===== ENTRIES SUPPLIED =====

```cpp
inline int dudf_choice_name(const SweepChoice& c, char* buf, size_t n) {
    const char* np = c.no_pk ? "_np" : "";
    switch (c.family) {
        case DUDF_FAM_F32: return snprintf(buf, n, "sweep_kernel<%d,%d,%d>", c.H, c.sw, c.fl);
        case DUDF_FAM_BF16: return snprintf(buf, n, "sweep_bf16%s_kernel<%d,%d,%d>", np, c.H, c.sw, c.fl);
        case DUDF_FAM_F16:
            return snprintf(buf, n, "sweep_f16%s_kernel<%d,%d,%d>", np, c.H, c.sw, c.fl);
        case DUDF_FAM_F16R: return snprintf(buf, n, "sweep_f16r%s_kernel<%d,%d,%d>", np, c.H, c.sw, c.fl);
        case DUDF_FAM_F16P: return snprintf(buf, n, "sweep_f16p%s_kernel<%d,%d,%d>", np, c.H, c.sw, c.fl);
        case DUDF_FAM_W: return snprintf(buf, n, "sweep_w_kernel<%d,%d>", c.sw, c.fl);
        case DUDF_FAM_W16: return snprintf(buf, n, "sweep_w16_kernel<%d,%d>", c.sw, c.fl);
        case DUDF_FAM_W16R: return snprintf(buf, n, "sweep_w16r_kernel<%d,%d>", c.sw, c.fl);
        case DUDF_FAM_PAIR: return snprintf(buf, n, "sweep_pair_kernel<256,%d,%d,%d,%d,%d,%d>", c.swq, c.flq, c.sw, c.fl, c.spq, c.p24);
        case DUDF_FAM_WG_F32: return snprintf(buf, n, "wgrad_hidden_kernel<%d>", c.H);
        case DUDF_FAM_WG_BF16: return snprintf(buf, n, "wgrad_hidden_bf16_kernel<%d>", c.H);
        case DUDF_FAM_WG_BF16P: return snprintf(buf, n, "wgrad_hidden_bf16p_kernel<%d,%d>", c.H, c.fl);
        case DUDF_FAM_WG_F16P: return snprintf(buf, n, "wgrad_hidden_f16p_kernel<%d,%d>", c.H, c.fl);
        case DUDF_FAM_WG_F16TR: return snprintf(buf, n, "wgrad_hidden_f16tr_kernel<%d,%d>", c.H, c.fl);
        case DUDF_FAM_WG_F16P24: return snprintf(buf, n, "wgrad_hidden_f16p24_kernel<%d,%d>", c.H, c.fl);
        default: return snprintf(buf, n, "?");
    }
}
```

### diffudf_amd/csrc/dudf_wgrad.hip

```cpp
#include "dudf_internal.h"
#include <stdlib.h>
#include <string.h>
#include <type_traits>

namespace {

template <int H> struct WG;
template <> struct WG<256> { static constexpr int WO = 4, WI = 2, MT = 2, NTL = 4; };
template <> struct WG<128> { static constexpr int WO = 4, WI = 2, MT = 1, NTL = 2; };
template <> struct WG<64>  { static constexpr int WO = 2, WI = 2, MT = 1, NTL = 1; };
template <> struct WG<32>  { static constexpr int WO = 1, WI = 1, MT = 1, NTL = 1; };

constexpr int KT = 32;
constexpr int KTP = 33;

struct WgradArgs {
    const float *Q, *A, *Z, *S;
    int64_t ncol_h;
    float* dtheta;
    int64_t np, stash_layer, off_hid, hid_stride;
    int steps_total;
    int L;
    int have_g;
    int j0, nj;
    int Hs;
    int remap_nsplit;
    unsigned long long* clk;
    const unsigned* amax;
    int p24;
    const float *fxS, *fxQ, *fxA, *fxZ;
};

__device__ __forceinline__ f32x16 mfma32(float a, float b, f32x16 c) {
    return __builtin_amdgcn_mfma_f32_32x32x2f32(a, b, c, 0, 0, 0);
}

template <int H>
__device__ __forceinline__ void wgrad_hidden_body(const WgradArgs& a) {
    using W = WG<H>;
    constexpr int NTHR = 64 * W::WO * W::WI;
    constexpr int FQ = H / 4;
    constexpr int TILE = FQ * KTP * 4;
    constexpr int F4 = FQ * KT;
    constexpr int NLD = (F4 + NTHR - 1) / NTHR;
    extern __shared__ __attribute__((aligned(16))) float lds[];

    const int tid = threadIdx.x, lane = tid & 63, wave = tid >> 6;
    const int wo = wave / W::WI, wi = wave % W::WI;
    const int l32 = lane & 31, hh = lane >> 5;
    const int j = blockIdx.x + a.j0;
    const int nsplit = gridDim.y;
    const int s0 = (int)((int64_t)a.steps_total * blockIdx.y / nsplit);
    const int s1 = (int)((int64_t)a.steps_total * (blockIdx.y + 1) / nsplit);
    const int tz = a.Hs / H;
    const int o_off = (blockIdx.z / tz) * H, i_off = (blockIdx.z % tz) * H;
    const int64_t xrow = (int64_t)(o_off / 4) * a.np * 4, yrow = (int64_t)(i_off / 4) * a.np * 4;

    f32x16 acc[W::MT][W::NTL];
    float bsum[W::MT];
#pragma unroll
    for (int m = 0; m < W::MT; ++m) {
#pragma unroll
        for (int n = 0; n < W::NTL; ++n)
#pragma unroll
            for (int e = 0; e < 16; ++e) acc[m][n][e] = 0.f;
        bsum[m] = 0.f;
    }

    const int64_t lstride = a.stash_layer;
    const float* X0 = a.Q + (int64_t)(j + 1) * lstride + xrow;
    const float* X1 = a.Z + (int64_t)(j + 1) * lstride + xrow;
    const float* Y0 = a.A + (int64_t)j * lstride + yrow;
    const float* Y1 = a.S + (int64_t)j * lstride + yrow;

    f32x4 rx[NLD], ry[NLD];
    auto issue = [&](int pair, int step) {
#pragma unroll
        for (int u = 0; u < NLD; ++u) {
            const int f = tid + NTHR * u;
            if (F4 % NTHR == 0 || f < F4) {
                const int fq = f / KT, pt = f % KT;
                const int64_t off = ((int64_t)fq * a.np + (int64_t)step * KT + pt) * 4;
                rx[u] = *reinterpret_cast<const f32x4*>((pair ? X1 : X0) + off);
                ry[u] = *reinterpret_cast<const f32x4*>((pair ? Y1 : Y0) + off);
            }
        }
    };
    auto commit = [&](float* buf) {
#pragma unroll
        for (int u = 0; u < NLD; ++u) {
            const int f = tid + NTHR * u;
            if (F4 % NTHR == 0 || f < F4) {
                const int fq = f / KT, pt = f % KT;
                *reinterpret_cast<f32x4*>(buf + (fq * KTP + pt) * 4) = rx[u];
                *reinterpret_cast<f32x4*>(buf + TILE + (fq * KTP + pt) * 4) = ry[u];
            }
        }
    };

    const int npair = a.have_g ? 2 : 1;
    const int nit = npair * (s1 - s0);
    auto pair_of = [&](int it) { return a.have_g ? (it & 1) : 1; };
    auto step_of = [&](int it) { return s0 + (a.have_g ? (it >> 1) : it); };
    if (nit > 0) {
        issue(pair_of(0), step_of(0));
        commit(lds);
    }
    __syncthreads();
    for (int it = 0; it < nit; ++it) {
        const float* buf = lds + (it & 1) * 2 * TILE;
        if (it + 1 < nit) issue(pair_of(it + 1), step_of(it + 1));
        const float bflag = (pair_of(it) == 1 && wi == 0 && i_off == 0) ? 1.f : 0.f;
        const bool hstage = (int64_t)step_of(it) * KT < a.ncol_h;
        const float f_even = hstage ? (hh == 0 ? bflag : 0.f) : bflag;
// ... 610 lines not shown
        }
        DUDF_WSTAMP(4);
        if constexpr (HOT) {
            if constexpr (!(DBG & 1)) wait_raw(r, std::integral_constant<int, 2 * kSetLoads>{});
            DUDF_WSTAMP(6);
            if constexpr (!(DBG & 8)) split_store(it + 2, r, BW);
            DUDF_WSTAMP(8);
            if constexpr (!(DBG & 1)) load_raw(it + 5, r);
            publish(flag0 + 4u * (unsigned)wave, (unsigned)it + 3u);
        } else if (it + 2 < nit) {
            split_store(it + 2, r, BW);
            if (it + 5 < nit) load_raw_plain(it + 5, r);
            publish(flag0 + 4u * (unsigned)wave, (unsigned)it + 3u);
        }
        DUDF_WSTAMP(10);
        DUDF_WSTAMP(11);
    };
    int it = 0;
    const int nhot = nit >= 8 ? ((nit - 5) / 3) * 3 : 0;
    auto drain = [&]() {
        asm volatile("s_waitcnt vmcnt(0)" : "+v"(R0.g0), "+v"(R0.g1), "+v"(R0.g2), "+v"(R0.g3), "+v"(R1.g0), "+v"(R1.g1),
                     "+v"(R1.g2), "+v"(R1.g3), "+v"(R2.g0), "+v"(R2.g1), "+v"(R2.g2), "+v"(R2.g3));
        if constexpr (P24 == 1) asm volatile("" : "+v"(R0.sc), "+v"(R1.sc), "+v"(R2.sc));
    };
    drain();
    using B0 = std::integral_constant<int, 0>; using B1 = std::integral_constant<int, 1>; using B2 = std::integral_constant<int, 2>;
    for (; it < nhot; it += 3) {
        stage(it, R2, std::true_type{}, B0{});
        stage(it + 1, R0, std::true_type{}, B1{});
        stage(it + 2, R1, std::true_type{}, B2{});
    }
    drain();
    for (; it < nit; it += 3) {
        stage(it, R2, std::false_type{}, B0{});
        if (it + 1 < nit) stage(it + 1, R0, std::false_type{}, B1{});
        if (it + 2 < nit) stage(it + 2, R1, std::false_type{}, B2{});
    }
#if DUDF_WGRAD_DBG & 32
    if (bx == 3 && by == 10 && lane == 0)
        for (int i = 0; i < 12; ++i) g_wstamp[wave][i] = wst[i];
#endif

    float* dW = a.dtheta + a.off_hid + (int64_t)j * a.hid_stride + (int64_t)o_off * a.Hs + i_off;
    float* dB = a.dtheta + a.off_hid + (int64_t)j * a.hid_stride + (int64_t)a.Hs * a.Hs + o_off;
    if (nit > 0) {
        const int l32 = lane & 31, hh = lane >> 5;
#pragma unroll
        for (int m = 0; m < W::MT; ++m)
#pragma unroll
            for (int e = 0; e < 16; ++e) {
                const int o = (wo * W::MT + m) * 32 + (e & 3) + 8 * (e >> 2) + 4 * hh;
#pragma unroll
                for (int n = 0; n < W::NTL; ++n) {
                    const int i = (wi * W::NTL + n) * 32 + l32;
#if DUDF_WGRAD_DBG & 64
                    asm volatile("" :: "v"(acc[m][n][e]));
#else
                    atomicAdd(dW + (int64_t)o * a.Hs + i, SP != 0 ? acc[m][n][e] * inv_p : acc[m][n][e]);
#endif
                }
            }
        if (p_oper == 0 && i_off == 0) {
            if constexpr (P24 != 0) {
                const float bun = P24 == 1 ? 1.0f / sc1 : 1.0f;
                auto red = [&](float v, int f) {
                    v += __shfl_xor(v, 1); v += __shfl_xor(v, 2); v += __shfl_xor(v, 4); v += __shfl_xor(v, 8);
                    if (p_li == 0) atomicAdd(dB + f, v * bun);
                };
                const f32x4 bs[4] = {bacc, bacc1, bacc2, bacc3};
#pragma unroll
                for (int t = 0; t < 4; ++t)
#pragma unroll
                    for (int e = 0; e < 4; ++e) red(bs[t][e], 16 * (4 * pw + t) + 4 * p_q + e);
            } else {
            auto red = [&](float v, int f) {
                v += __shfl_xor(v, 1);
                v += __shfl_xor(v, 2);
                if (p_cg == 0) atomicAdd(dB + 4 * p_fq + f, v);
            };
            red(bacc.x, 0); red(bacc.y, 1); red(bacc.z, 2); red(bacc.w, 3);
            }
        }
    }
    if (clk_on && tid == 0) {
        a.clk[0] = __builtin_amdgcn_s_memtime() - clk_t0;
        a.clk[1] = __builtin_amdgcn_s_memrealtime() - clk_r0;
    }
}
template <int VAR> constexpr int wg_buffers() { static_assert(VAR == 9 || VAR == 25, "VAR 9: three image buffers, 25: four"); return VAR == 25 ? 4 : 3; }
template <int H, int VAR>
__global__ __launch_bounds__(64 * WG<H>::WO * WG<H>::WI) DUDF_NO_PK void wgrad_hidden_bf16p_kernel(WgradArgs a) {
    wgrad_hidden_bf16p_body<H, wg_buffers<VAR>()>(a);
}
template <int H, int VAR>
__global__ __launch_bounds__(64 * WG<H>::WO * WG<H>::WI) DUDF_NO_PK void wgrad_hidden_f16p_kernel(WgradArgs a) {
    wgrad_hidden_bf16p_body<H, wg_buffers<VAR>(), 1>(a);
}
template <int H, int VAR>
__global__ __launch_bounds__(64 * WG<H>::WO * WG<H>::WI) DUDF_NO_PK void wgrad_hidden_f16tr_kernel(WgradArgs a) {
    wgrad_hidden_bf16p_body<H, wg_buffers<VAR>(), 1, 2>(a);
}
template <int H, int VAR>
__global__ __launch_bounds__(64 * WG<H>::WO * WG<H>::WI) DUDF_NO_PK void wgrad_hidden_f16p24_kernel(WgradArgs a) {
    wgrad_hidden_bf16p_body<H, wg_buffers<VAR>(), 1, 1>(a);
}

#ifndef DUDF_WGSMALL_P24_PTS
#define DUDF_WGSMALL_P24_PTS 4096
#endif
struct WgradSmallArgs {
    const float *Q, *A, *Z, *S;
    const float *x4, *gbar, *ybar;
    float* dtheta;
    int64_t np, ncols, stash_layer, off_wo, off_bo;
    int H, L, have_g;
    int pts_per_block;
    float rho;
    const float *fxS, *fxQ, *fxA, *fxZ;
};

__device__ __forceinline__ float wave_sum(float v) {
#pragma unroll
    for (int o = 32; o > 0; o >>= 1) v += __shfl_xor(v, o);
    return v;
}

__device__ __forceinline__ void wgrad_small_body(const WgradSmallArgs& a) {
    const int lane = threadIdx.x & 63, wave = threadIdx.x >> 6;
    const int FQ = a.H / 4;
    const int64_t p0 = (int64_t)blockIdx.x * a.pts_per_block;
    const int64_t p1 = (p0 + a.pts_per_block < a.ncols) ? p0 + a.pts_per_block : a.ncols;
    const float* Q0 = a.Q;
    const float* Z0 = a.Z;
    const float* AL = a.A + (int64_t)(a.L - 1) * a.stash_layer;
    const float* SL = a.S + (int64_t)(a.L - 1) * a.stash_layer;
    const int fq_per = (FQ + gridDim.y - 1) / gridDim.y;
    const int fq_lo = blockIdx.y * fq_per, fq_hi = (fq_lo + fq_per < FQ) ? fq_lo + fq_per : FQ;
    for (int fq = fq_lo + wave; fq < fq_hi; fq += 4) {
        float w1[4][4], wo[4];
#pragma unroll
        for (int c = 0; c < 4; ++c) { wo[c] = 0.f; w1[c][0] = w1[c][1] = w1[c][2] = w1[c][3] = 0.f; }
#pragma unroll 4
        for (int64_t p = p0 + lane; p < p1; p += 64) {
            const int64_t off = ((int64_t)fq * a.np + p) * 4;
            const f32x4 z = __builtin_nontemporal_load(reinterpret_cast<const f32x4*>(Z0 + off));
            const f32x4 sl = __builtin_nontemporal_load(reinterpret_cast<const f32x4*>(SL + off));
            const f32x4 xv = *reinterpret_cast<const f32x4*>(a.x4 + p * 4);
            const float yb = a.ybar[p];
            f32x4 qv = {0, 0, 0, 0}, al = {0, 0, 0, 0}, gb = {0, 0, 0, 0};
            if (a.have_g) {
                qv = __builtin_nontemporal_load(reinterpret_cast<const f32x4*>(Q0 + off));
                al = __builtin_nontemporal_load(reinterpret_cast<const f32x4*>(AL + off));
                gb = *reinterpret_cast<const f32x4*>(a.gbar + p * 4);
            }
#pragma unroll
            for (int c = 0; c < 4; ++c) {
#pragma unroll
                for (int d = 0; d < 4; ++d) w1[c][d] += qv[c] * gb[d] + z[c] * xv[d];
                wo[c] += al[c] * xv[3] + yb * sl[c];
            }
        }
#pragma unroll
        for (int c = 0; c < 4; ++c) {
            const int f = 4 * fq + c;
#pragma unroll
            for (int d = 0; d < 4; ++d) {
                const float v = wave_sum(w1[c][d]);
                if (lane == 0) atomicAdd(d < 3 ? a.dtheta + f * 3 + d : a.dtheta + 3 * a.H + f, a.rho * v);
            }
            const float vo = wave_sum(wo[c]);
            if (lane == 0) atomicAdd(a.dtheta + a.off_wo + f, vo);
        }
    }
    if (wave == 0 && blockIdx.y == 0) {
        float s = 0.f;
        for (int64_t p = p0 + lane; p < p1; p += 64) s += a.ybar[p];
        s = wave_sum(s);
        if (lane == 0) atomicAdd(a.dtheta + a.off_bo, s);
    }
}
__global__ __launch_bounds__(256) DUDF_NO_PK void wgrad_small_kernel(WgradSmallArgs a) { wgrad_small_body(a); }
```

=====

▶ WHAT YOU WILL DO: Within the records above, count the lines that hold the word "bacc" and give only that number.

▶ SOLUTION TO THIS PROBLEM: 2